Saturday
December 9th 2013
PO Box
And we now
have a PO Box, so anyone wanting to send anything, please send it to Ruairí Ó
hEithir and/or Martine Oliver, PO Box 5070, Boulevard Khouvieng, Vientiane, Lao
PDR. But, if you are sending anything, do let us know as we aren’t going to be
checking it unless we think there is something there for us!!
New house
I mentioned
before, the house we are staying in at the moment is lovely but too small for
teaching in and with no garden. The noise we have actually got used to and it
is nice to have Lao neighbours on each side but the lack of a garden is
critical.
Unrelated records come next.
# facebookresearch/AudioDec

Hardware: AMD Instinct MI355X
Metric: 48 kHz hop-300 frames/s/GPU + per-frame encode+decode latency (ms) (higher is better)
Workload: dtype f32 (conv operands split into f16 hi + lo/2048 pairs, 3 f16 MFMAs per product sum, f32 accumulate)

## Files before the change

### audiodec_amd/csrc/adk_common.h

```cpp
#pragma once
#include <hip/hip_runtime.h>
#include <stdint.h>
#include <string>
#include <algorithm>
#include <cstring>
#include <initializer_list>
#include "../../include/audiodec_hip.h"

namespace adk {

void set_error(const std::string& msg);
int fail(int code, const std::string& msg);

inline int check_pointers(const std::string& f, const char* names, bool missing, std::initializer_list<const void*> ptrs) {
    if (missing) return fail(ADK_ERR_ARG, f + ": null pointer");
    uintptr_t bits = 0;
    for (const void* p : ptrs) bits |= reinterpret_cast<uintptr_t>(p);
    if (bits & 3) return fail(ADK_ERR_ARG, f + ": " + names + " must be 4-byte aligned");
    return ADK_OK;
}

#define ADK_HIP_CHECK(expr)                                                                   \
    do {                                                                                      \
        hipError_t _e = (expr);                                                               \
        if (_e != hipSuccess)                                                                 \
            return ::adk::fail(ADK_ERR_HIP, std::string(#expr) + ": " + hipGetErrorString(_e)); \
    } while (0)

struct ConvArgs {
    const float* in;   int in_rows, in_ch, in_row0, in_choff, in_gstride;
    float* out;        int out_rows, out_ch, out_cursor, out_choff;
    const float* res;  int res_rows, res_ch, res_cursor, res_choff, res_gstride;
    const float* w;    const float* wfrag;  const float* bias;
    int cin_g, cout_g, groups, taps, stride, dilation, up, cout_real;
    int act_in, act_out; float slope;
    int batch, t_out, n_total;
    int ktot;
    int* err = nullptr;
    const float* in_sh = nullptr;
    float* out_sh = nullptr;
    int sh_act = 0; float sh_slope = 0.f;
};
inline int* conv_err_word(const ConvArgs& a);

__device__ __forceinline__ float expm1_neg(float x) {
    const float q = fmaf(fmaf(fmaf(fmaf(fmaf(1.f / 5040.f, x, 1.f / 720.f), x, 1.f / 120.f), x, 1.f / 24.f), x, 1.f / 6.f), x, 0.5f);
    const float p = fmaf(x * x, q, x);
    const float e = __builtin_amdgcn_exp2f(x * 1.44269504088896341f) - 1.0f;
    return x > -0.4f ? p : e;
}

__device__ __forceinline__ float act_apply(float x, int act, float slope) {
    if (act == ADK_ACT_ELU) return x > 0.f ? x : expm1_neg(x);
    if (act == ADK_ACT_LEAKY) return x > 0.f ? x : x * slope;
    if (act == ADK_ACT_TANH) return tanhf(x);
    return x;
}

__device__ __forceinline__ float rvq_residual_step(float& r, float q) {
    const float qp = __fadd_rn(r, __fsub_rn(q, r));
    r = __fsub_rn(r, qp);
    return qp;
}
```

So we have been house-hunting with the help of various agencies and
websites such as findinlao.com and the various Lao Facebook pages. And this
morning we paid the one month’s deposit on a house and agreed a list of
furniture with our new landlord plus a few repairs and paintjobs that need to
be done. We sign the contract on December 16th and move in!!
As you can
see from the photos the garden is huge! And once the rainy season starts the
grass will grow back almost immediately so we may need someone to come in and
cut the grass (Alfred: Grass-cutting here
is done by hand with a type of sickle so Ruairí is not volunteering his services).
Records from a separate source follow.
static int searcher_create_impl(taxor_gpu_index *idx, const taxor_gpu_search_params *prm, taxor_gpu_searcher **out, hipStream_t lane_stream)
{
    if (!idx || !prm || !out) return fail(TAXOR_E_ARG, "searcher_create: null argument");
    const bool by_ratio = prm->model == TAXOR_THR_PERCENTAGE || prm->model == TAXOR_THR_SYNCMER;
    if (by_ratio && (!(prm->ratio >= 0.0) || !(prm->ratio <= 1.0)))
        return fail(TAXOR_E_ARG, "searcher_create: threshold ratio %g outside [0,1] (error rate / k outside the model?)", prm->ratio);
    if (prm->model > TAXOR_THR_FRACMINHASH) return fail(TAXOR_E_ARG, "searcher_create: unknown threshold model %u", prm->model);
    if (!by_ratio && (!(prm->error_rate > 0.0) || !(prm->error_rate < 1.0)))
        return fail(TAXOR_E_ARG, "searcher_create: the k-mer / FracMinHash threshold models need an error rate in (0,1), got %g", prm->error_rate);
    if (prm->model == TAXOR_THR_SYNCMER && idx->w_min > 0)
        return fail(TAXOR_E_ARG, "searcher_create: syncmer threshold model on an index built without syncmers");
    HIP_TRY(hipSetDevice(idx->device));
    auto s = new taxor_gpu_searcher();
    s->idx = idx;
    s->prm = *prm;
    s->auto_sub_reads = s->prm.sub_batch_reads == 0;
    if (s->prm.sub_batch_reads == 0) s->prm.sub_batch_reads = 32768;
    if (s->prm.sub_batch_bases == 0) s->prm.sub_batch_bases = 1ull << 29;
    if (s->prm.sub_batch_reads > (1u << 20)) s->prm.sub_batch_reads = 1u << 20;
    hipError_t e = hipSuccess;
    if (lane_stream) {
        s->st = lane_stream;
        s->st_borrowed = s->lane_mode = true;
    } else {
        e = hipStreamCreateWithFlags(&s->st, hipStreamNonBlocking);
        if (e == hipSuccess) e = hipStreamCreateWithFlags(&s->st_sync, hipStreamNonBlocking);
    }
    if (e == hipSuccess) e = hipEventCreateWithFlags(&s->ev_wave, hipEventDisableTiming);
    if (e == hipSuccess) e = hipEventCreateWithFlags(&s->ev_reset, hipEventDisableTiming);
    if (e == hipSuccess) e = hipMalloc((void **)&s->d_ctr, sizeof(Counters));
    if (e != hipSuccess) {
        delete s;
        return fail(TAXOR_E_HIP, "searcher_create: %s", hipGetErrorString(e));
    }
    s->lds_query = query_lds_bytes(idx->max_stride);
    if (s->lds_query > 160 * 1024) {
        taxor_gpu_searcher_destroy(s);
        return fail(TAXOR_E_ARG, "searcher_create: an IXF with %u-byte rows does not fit the LDS tally", idx->max_stride);
    }
    s->grid_sync = syncmers_grid(idx->device);
    if (const char *e = tune_env("TAXOR_PROFILE_PHASES")) {
        if (atoi(e) != 0 && (hipMalloc((void **)&s->d_prof, 16 * sizeof(unsigned long long)) != hipSuccess ||
                             hipMemset(s->d_prof, 0, 16 * sizeof(unsigned long long)) != hipSuccess)) {
            taxor_gpu_searcher_destroy(s);
            return fail(TAXOR_E_HIP, "searcher_create: profile buffer");
        }
    }
    s->prune = !(prm->flags & TAXOR_SEARCH_NO_PRUNE);
    s->group_always = (prm->flags & TAXOR_SEARCH_GROUP_ALWAYS) != 0;
    s->split_always = (prm->flags & TAXOR_SEARCH_SPLIT_ALWAYS) != 0;
    s->force_tree_stall = (prm->flags & TAXOR_SEARCH_FORCE_TREE_STALL) != 0;
    s->small_path = !(prm->flags & TAXOR_SEARCH_NO_SMALL_PATH);
    s->screen = !(prm->flags & TAXOR_SEARCH_NO_SCREEN);
    if (const char *e = tune_env("TAXOR_QUERY_PRUNE")) s->prune = atoi(e) != 0;
    if (const char *e = tune_env("TAXOR_QUERY_SCREEN")) s->screen = s->screen && atoi(e) != 0;
    if (const char *e = tune_env("TAXOR_FIRST_DIV")) { const int v = atoi(e); if (v >= 1 && v <= 64) s->first_div = (uint32_t)v; }
    if (const char *e = tune_env("TAXOR_SUB_READS")) { const long v = atol(e); if (v >= 1 && v <= (1 << 20)) { s->prm.sub_batch_reads = (uint32_t)v; s->auto_sub_reads = false; } }
    {
        hipDeviceProp_t p;
        int per = 2;
        if (const char *e = tune_env("TAXOR_SYNC_BPC_OVERLAP")) { const int v = atoi(e); if (v >= 1 && v <= 8) per = v; }
        s->grid_sync_overlap = hipGetDeviceProperties(&p, idx->device) == hipSuccess ? p.multiProcessorCount * per : s->grid_sync;
        if (s->grid_sync_overlap > s->grid_sync) s->grid_sync_overlap = s->grid_sync;
    }
    s->grid_wave = syncmers_wave_grid(idx->device, 8);
    {
        int per = 2;
        if (const char *e = tune_env("TAXOR_SYNC_BPC_OVERLAP")) { const int v = atoi(e); if (v >= 1 && v <= 8) per = v; }
        s->grid_wave_overlap = syncmers_wave_grid(idx->device, per);
    }
    s->grid_query = query_grid(idx->device, s->lds_query, 3);
    s->grid_query_short = query_grid(idx->device, s->lds_query, 4);
    {
        static const bool small_off = [] { const char *e = tune_env("TAXOR_QUERY_SMALL"); return e && atoi(e) == 0; }();
        for (uint32_t l = 0; l < idx->depth && l < (uint32_t)MAX_LEVELS && !small_off; ++l) {
            static const uint32_t max_stride_small = [] { const char *e = tune_env("TAXOR_QUERY_SMALL_MAXSTRIDE"); return e ? (uint32_t)atoi(e) : 512u; }();
            if (idx->lvl_max_stride[l] == 0 || idx->lvl_max_stride[l] > max_stride_small) continue;
            s->lds_query_small[l] = query_lds_bytes(idx->lvl_max_stride[l], true);
            s->grid_query_small[l] = query_grid_small(idx->device, s->lds_query_small[l]);
        }
    }
    s->keep_keys = idx->n_passes > 0;
    if (!lane_stream) {
        std::lock_guard<std::mutex> lk(idx->searchers_mu);
        idx->searchers.push_back(s);
    }
    *out = s;
    return TAXOR_OK;
}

There are numerous trees and most of them bear fruit: pomelo, orange,
starfruit, mango and a few more we aren’t sure about. Nice to be able to pick
your own fruit!!
For those
who are interested the house is located just beside the Chinese Embassy – in fact, we share a wall with them. It is a
diplomatic area, stuffed with embassies and diplomatic residences and the house
opposite us is owned by the Lao Prime Minister’s personal advisor, so not quite
the same type of Lao neighbours that we have become used to! But a nice area,
near an open-air fruit and vegetable market and about 20 minutes’ cycle from
the centre of town.
Learning Lao through killing mosquitoes
I have
taken Alfred’s advice (Alfred: Why? You
never have before?) and have been keeping a running total in Lao of how
many mosquitoes I have killed with my electronic tennis racquet. At the moment
I am on neung loi sii-sip baed (or
148 as we say it) and I must say in the markets, bars and restaurants, being
able to say the amounts in Lao does seem to go down well. Numbers are pretty
straightforward in Lao (Alfred: Unlike
Kinyarwanda! Remember how long those words were!). Once you have one to ten
you are pretty much set. You needs specific words for twenty, a hundred, a
thousand, one hundred thousand (which is a specific word) and a million.
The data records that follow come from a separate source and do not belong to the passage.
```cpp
__device__ __forceinline__ void swap_rows(dbl2& a, dbl2& b) {
  DwordsOf2 x, y;
  x.d = a;
  y.d = b;
#pragma unroll
  for (int i = 0; i < 4; ++i) {
    const auto r = __builtin_amdgcn_permlane16_swap(x.u[i], y.u[i], false, false);
    x.u[i] = r[0];
    y.u[i] = r[1];
  }
  a = x.d;
  b = y.d;
}

template <int K>
__device__ __forceinline__ void line_exchange(dbl2 (&p)[K / 2]) {
  static_assert(K == 4 || K == 8, "line_exchange: 4 or 8 candles per lane");
  if constexpr (K == 4) {
    swap_halves(p[0], p[1]);
  } else {
    swap_halves(p[0], p[2]);
    swap_halves(p[1], p[3]);
    swap_rows(p[0], p[1]);
    swap_rows(p[2], p[3]);
  }
}

template <int K>
__device__ __forceinline__ int line_offset(int lane) {
  if constexpr (K == 4) return lane < 32 ? 4 * lane : 4 * (lane - 32) + 2;
  else return 8 * (lane & 15) + 2 * (lane >> 4);
}


template <int K>
__device__ __forceinline__ void store_lines(double* __restrict__ row_, int tb, int T, bool vec, const double (&x)[K],
                                            bool full = false) {
  typedef __attribute__((address_space(1))) double gd;
  typedef __attribute__((address_space(1))) dbl2 gd2;
  gd* row = (gd*)row_;
  if (vec) {
    dbl2 p[K / 2];
#pragma unroll
    for (int j = 0; j < K / 2; ++j) p[j] = dbl2{x[2 * j], x[2 * j + 1]};
    line_exchange<K>(p);
    const int lane = __lane_id();
    const int t = tb - K * lane + line_offset<K>(lane);
#pragma unroll
    for (int m = 0; m < K / 2; ++m) {
      const int u = t + 128 * m;
      if (full || u + 2 <= T) __builtin_nontemporal_store(p[m], reinterpret_cast<gd2*>(row + u));
      else if (u < T) row[u] = p[m].x;
    }
  } else {
#pragma unroll
    for (int k = 0; k < K; ++k)
      if (tb + k < T) row[tb + k] = x[k];
  }
}


template <bool UNROLL, typename F>
__device__ __forceinline__ void walk_window(int lo, F&& f) {
  if constexpr (UNROLL) {
#pragma unroll
    for (int x = lo; x <= 0; ++x) f(x);
  } else {
    for (int x = lo; x <= 0; ++x) f(x);
  }
}


template <int K>
__device__ __forceinline__ void line_unexchange(dbl2 (&p)[K / 2]) {
  static_assert(K == 4 || K == 8, "line_unexchange: 4 or 8 candles per lane");
  if constexpr (K == 4) {
    swap_halves(p[0], p[1]);
  } else {
    swap_rows(p[0], p[1]);
    swap_rows(p[2], p[3]);
    swap_halves(p[0], p[2]);
    swap_halves(p[1], p[3]);
  }
}

template <int K>
__device__ __forceinline__ void load_pieces(const double* __restrict__ row, int tb, int T, double (&x)[K],
                                            double fill) {
  const int lane = __lane_id();
  const int t = tb - K * lane + line_offset<K>(lane);
#pragma unroll
  for (int m = 0; m < K / 2; ++m) {
    const int u = t + 128 * m;
    if (u + 2 <= T) {
      const dbl2 v = *reinterpret_cast<const dbl2*>(row + u);
      x[2 * m] = v.x;
      x[2 * m + 1] = v.y;
    } else {
      x[2 * m] = u < T ? row[u] : fill;
      x[2 * m + 1] = fill;
    }
  }
}

template <int K>
__device__ __forceinline__ void line_unexchange_x(double (&x)[K]) {
  dbl2 p[K / 2];
#pragma unroll
  for (int m = 0; m < K / 2; ++m) p[m] = dbl2{x[2 * m], x[2 * m + 1]};
  line_unexchange<K>(p);
#pragma unroll
  for (int m = 0; m < K / 2; ++m) {
    x[2 * m] = p[m].x;
    x[2 * m + 1] = p[m].y;
  }
}

}
```

### binquant_amd/csrc/bq_enrich.hip

```cpp
#include "bq_rowtile.h"
#include "binquant_amd.h"

#include <stddef.h>
#include <string.h>

#include <type_traits>

namespace bq {

#ifndef BQ_EN_NT
#define BQ_EN_NT 256
#endif
#ifndef BQ_EN_K
#define BQ_EN_K 4
#endif
#ifndef BQ_EN_NTSTORE
#define BQ_EN_NTSTORE 1
#endif
#ifndef BQ_EN_SWIZZLE
#define BQ_EN_SWIZZLE 0
#endif
#ifndef BQ_EN_WPS
#define BQ_EN_WPS 3
#endif
constexpr int EN_NT = BQ_EN_NT;
constexpr int EN_NW = EN_NT / WAVE;
constexpr int EN_K = BQ_EN_K;
constexpr int EN_TT = EN_NT * EN_K;
constexpr int EN_LK = EN_K == 2 ? 1 : EN_K == 4 ? 2 : 3;
constexpr int EN_H = 128;
constexpr int EN_R = EN_H + EN_TT;
static_assert(EN_K % 2 == 0 && EN_TT >= EN_H && EN_K * WAVE > BQ_MAX_WINDOW, "tile shape");

#ifndef BQ_EN_LDSPERM
#define BQ_EN_LDSPERM 1
#endif
#if BQ_EN_LDSPERM
#define LX(i) ((((i) & (EN_K - 1)) * (EN_R / EN_K)) + ((i) >> EN_LK))
#define RS(x) (lb + LX(x))
#define RS1(x) (pb / EN_K + LX(x))
#else
#define LX(i) (i)
#define RS(x) (pb + (x))
#define RS1(x) (pb + (x))
#endif
static_assert(!BQ_EN_LDSPERM || ((1 << EN_LK) == EN_K && EN_R % EN_K == 0), "LX: power-of-two candles per lane");

enum { E_FAST = 0, E_SLOW, E_SIG, E_0, E_1, NE };

struct Pow {
  double a0, a1, p, q, a2, a3, a4;
};

__host__ __device__ __forceinline__ Pow pow_mul(const Pow& T, const Pow& U) {
  Pow r;
  r.a0 = T.a0 * U.a0;
  r.a1 = T.a1 * U.a1;
  r.p = fma(T.p, U.a0, T.a2 * U.p);
  r.q = fma(T.q, U.a1, T.a2 * U.q);
  r.a2 = T.a2 * U.a2;
  r.a3 = T.a3 * U.a3;
  r.a4 = T.a4 * U.a4;
  return r;
}

struct EmaHost {
  double al[NE], om[NE], den[NE], la[NE], lb[NE];
  Pow step;
  Pow wstep[6];
  Pow wave[EN_NW + 1];
};

struct EnrichArgs {
  EmaHost ema;
  const double* in[BQ_NUM_INPUTS];
  double* out[BQ_NUM_ENRICH_COLS];
  int64_t ld_in, ld_out;
  int64_t S, swz;
  int T;
  int ma[3];
  int rsi_w, bb_w, bb_ddof, atr_w, twap_w, mfi_w;
  int span[NE];
  double bb_k;
  double inv_ma[3], inv_rsi, inv_bb, inv_bb_dv, inv_atr, inv_twap;
};

struct EmaConsts {
  double al[NE], om[NE], den[NE], la[NE], lb[NE];
  Pow step;
  Pow wstep[6];
  Pow wave[EN_NW + 1];
  Pow lane[WAVE];
};
static_assert(sizeof(EmaHost) % sizeof(double) == 0 && offsetof(EmaConsts, lane) == sizeof(EmaHost),
              "EmaConsts begins with EmaHost's layout");

static EmaHost ema_consts(const int (&span)[NE]) {
  EmaHost E;
  for (int e = 0; e < NE; ++e) {
    const double com = ((double)span[e] - 1.0) / 2.0;
    const double al = 1.0 / (1.0 + com);
    E.al[e] = al;
    E.om[e] = 1.0 - al;
    E.den[e] = E.om[e] + al;
    E.la[e] = E.om[e] / E.den[e];
    E.lb[e] = al / E.den[e];
  }
  Pow m;
  m.a0 = E.la[E_FAST];
  m.a1 = E.la[E_SLOW];
  m.a2 = E.la[E_SIG];
  m.p = E.lb[E_SIG] * E.la[E_FAST];
  m.q = -(E.lb[E_SIG] * E.la[E_SLOW]);
  m.a3 = E.la[E_0];
  m.a4 = E.la[E_1];
  E.step = m;
  Pow mk = m;
  for (int k = 1; k < EN_K; ++k) mk = pow_mul(m, mk);
  for (int j = 0; j < 6; ++j) {
    E.wstep[j] = mk;
    mk = pow_mul(mk, mk);
  }
  Pow r = {1.0, 1.0, 0.0, 0.0, 1.0, 1.0, 1.0};
  const Pow w64 = pow_mul(E.wstep[5], E.wstep[5]);
  for (int k = 0; k <= EN_NW; ++k) {
    E.wave[k] = r;
    r = pow_mul(w64, r);
  }
  return E;
}

__device__ __forceinline__ void pow_apply(const Pow& A, const double (&v)[NE], double (&r)[NE]) {
  r[E_FAST] = A.a0 * v[E_FAST];
  r[E_SLOW] = A.a1 * v[E_SLOW];
  r[E_SIG] = fma(A.p, v[E_FAST], fma(A.q, v[E_SLOW], A.a2 * v[E_SIG]));
  r[E_0] = A.a3 * v[E_0];
  r[E_1] = A.a4 * v[E_1];
}

template <bool DIV, bool SEL = false>
__device__ __forceinline__ double ema_step(double y, double x, const EmaConsts& E, int e) {
  static_assert(!(DIV && SEL), "SEL: without the divide only");
  if constexpr (SEL) {
    const double n = E.om[e] * y + E.al[e] * x;
    return y != x ? n : y;
  } else {
    if (y != x) {
      y = E.om[e] * y + E.al[e] * x;
      if (DIV) y = y / E.den[e];
    }
    return y;
  }
}

__device__ __forceinline__ double sel_f64(bool c, double a, double b) {
  const int hi = c ? __double2hiint(a) : __double2hiint(b);
  const int lo = c ? __double2loint(a) : __double2loint(b);
  return __hiloint2double(hi, lo);
}

typedef __attribute__((address_space(1))) double gdouble;
typedef __attribute__((address_space(1))) dbl2 gdbl2;

#ifndef BQ_EN_SWAPST
#define BQ_EN_SWAPST 1
#endif

__device__ __forceinline__ void put2(gdouble* row, int t, int T, bool full, dbl2 v) {
  if (full || t + 2 <= T) {
#if BQ_EN_NTSTORE
    __builtin_nontemporal_store(v, reinterpret_cast<gdbl2*>(row + t));
#else
    *reinterpret_cast<gdbl2*>(row + t) = v;
#endif
  } else if (t < T) {
    row[t] = v.x;
  }
}

__device__ __forceinline__ void store4(double* __restrict__ row_, int tb, int T, bool vec, const double (&x)[EN_K],
                                       bool full = false) {
  gdouble* row = (gdouble*)row_;
#if BQ_EN_SWAPST
  if constexpr (EN_K == 4) {
    if (vec) {
      union {
        dbl2 d;
        unsigned u[4];
      } a, b;
      a.d = dbl2{x[0], x[1]};
      b.d = dbl2{x[2], x[3]};
#pragma unroll
      for (int i = 0; i < 4; ++i) {
        const auto r = __builtin_amdgcn_permlane32_swap(a.u[i], b.u[i], false, false);
        a.u[i] = r[0];
        b.u[i] = r[1];
      }
      const int lane = __lane_id();
      const int ta = lane < 32 ? tb : tb - 126;
      put2(row, ta, T, full, a.d);
      put2(row, ta + 128, T, full, b.d);
      return;
    }
  }
#endif
  if (vec && tb + EN_K <= T) {
    gdbl2* p = reinterpret_cast<gdbl2*>(row + tb);
#pragma unroll
    for (int j = 0; j < EN_K / 2; ++j) {
#if BQ_EN_NTSTORE
      __builtin_nontemporal_store(dbl2{x[2 * j], x[2 * j + 1]}, p + j);
#else
      p[j] = dbl2{x[2 * j], x[2 * j + 1]};
#endif
    }
  } else {
#pragma unroll
    for (int k = 0; k < EN_K; ++k)
      if (tb + k < T) row[tb + k] = x[k];
  }
}

struct Tile {
  double o[EN_K], h[EN_K], l[EN_K], c[EN_K], v[EN_K];
  double ph, pl, pc;
};

#ifndef BQ_EN_LINELOAD
#define BQ_EN_LINELOAD 0
#endif

__device__ __forceinline__ void load_tile(const EnrichArgs& A, int64_t row, int tb, bool vin, Tile& t) {
  const int T = A.T;
  if (BQ_EN_LINELOAD && vin) {
    load_pieces<EN_K>(A.in[BQ_OPEN] + row, tb, T, t.o, 0.0);
    load_pieces<EN_K>(A.in[BQ_HIGH] + row, tb, T, t.h, 0.0);
    load_pieces<EN_K>(A.in[BQ_LOW] + row, tb, T, t.l, 0.0);
    load_pieces<EN_K>(A.in[BQ_CLOSE] + row, tb, T, t.c, 0.0);
    load_pieces<EN_K>(A.in[BQ_VOLUME] + row, tb, T, t.v, 0.0);
  } else {
    load_lane<EN_K, false>(A.in[BQ_OPEN] + row, tb, T, vin, t.o);
    load_lane<EN_K, false>(A.in[BQ_HIGH] + row, tb, T, vin, t.h);
    load_lane<EN_K, false>(A.in[BQ_LOW] + row, tb, T, vin, t.l);
    load_lane<EN_K, false>(A.in[BQ_CLOSE] + row, tb, T, vin, t.c);
    load_lane<EN_K, false>(A.in[BQ_VOLUME] + row, tb, T, vin, t.v);
  }
  if (tb >= 1 && tb <= T) {
    t.ph = A.in[BQ_HIGH][row + tb - 1];
    t.pl = A.in[BQ_LOW][row + tb - 1];
    t.pc = A.in[BQ_CLOSE][row + tb - 1];
  } else {
    t.ph = t.pl = t.pc = qnan();
  }
}

__device__ __forceinline__ void tile_arrived(bool vin, Tile& t) {
  if (BQ_EN_LINELOAD && vin) {
    line_unexchange_x<EN_K>(t.o);
    line_unexchange_x<EN_K>(t.h);
    line_unexchange_x<EN_K>(t.l);
    line_unexchange_x<EN_K>(t.c);
    line_unexchange_x<EN_K>(t.v);
  }
}

typedef dbl2 __attribute__((aligned(8))) dbl2u;

__device__ __forceinline__ void load_tile_clamped(const EnrichArgs& A, int64_t row, int tb, Tile& t) {
  const int T = A.T;
  int64_t u[EN_K / 2];
#pragma unroll
  for (int j = 0; j < EN_K / 2; ++j) u[j] = row + min(tb + 2 * j, T - 2);
  auto field = [&](const double* __restrict__ f, double (&x)[EN_K]) {
#pragma unroll
    for (int j = 0; j < EN_K / 2; ++j) {
      const dbl2u a = *reinterpret_cast<const dbl2u*>(f + u[j]);
      x[2 * j] = a.x;
      x[2 * j + 1] = a.y;
    }
  };
  field(A.in[BQ_OPEN], t.o);
  field(A.in[BQ_HIGH], t.h);
  field(A.in[BQ_LOW], t.l);
  field(A.in[BQ_CLOSE], t.c);
  field(A.in[BQ_VOLUME], t.v);
  const int64_t n = row + min(tb - 1, T - 1);
  t.ph = A.in[BQ_HIGH][n];
  t.pl = A.in[BQ_LOW][n];
  t.pc = A.in[BQ_CLOSE][n];
}

__device__ __forceinline__ void tile_tail_select(int tb, int T, Tile& t) {
  auto field = [&](double (&x)[EN_K]) {
#pragma unroll
    for (int j = 0; j < EN_K / 2; ++j) {
      const int u = tb + 2 * j;
      const bool both = u + 2 <= T, one = u < T;
      x[2 * j] = both ? x[2 * j] : (one ? x[2 * j + 1] : 0.0);
      x[2 * j + 1] = both ? x[2 * j + 1] : 0.0;
    }
  };
  field(t.o);
  field(t.h);
  field(t.l);
  field(t.c);
  field(t.v);
  if (tb > T) t.ph = t.pl = t.pc = qnan();
}

template <bool GEN_, bool WARM_, bool RANGE_, bool PREF_, bool SEL_>
struct TileMode {
  static constexpr bool GEN = GEN_, WARM = WARM_, RANGE = RANGE_, PREF = PREF_, SEL = SEL_;
};

template <bool DEF>
__device__ __forceinline__ int win_of(int def, int v) {
  return DEF ? def : __builtin_amdgcn_readfirstlane(v);
}

struct WinAgg {
  double sum, first;
  bool ok, same;
};

template <typename F>
__device__ __forceinline__ WinAgg win_agg(F val, int t, int w) {
  WinAgg a = {0.0, 0.0, t >= w - 1, true};
  if (!a.ok) return a;
  a.first = val(t - w + 1);
  for (int j = t - w + 1; j <= t; ++j) {
    const double x = val(j);
    if (!__builtin_isfinite(x)) {
      a.ok = false;
      return a;
    }
    a.same &= x == a.first;
    a.sum += x;
  }
  return a;
}

__device__ __forceinline__ double ewm_gap_step(double& wt, double& old, double x, double al, double om) {
  const bool obs = __builtin_isfinite(x);
  if (wt == wt) {
    old *= om;
    if (obs) {
      if (wt != x) {
        wt = old * wt + al * x;
        wt /= (old + al);
      }
      old = 1.0;
    }
  } else if (obs) {
    wt = x;
  }
  return wt;
}
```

Thirty, forty and so on are just three-ten and four-ten. And Lao seem to have abandoned
their traditional numerals in favour of Arabic ones (Alfred: As in, the numbers we use in the West) which is a pity in
one way, but does make life a lot easier on us falang.
Now I just
need to start learning (Alfred: And
USING!) some actual phrases!
The ‘Really?’ section
OK, we gave up on this one. The nearest big supermarket, D-Mart, has hundreds of these. Anyone know what purpose they serve?? (Alfred: Of course, the way the photo is taken, it could read 'Butt Roller' but that wouldn't really be any better).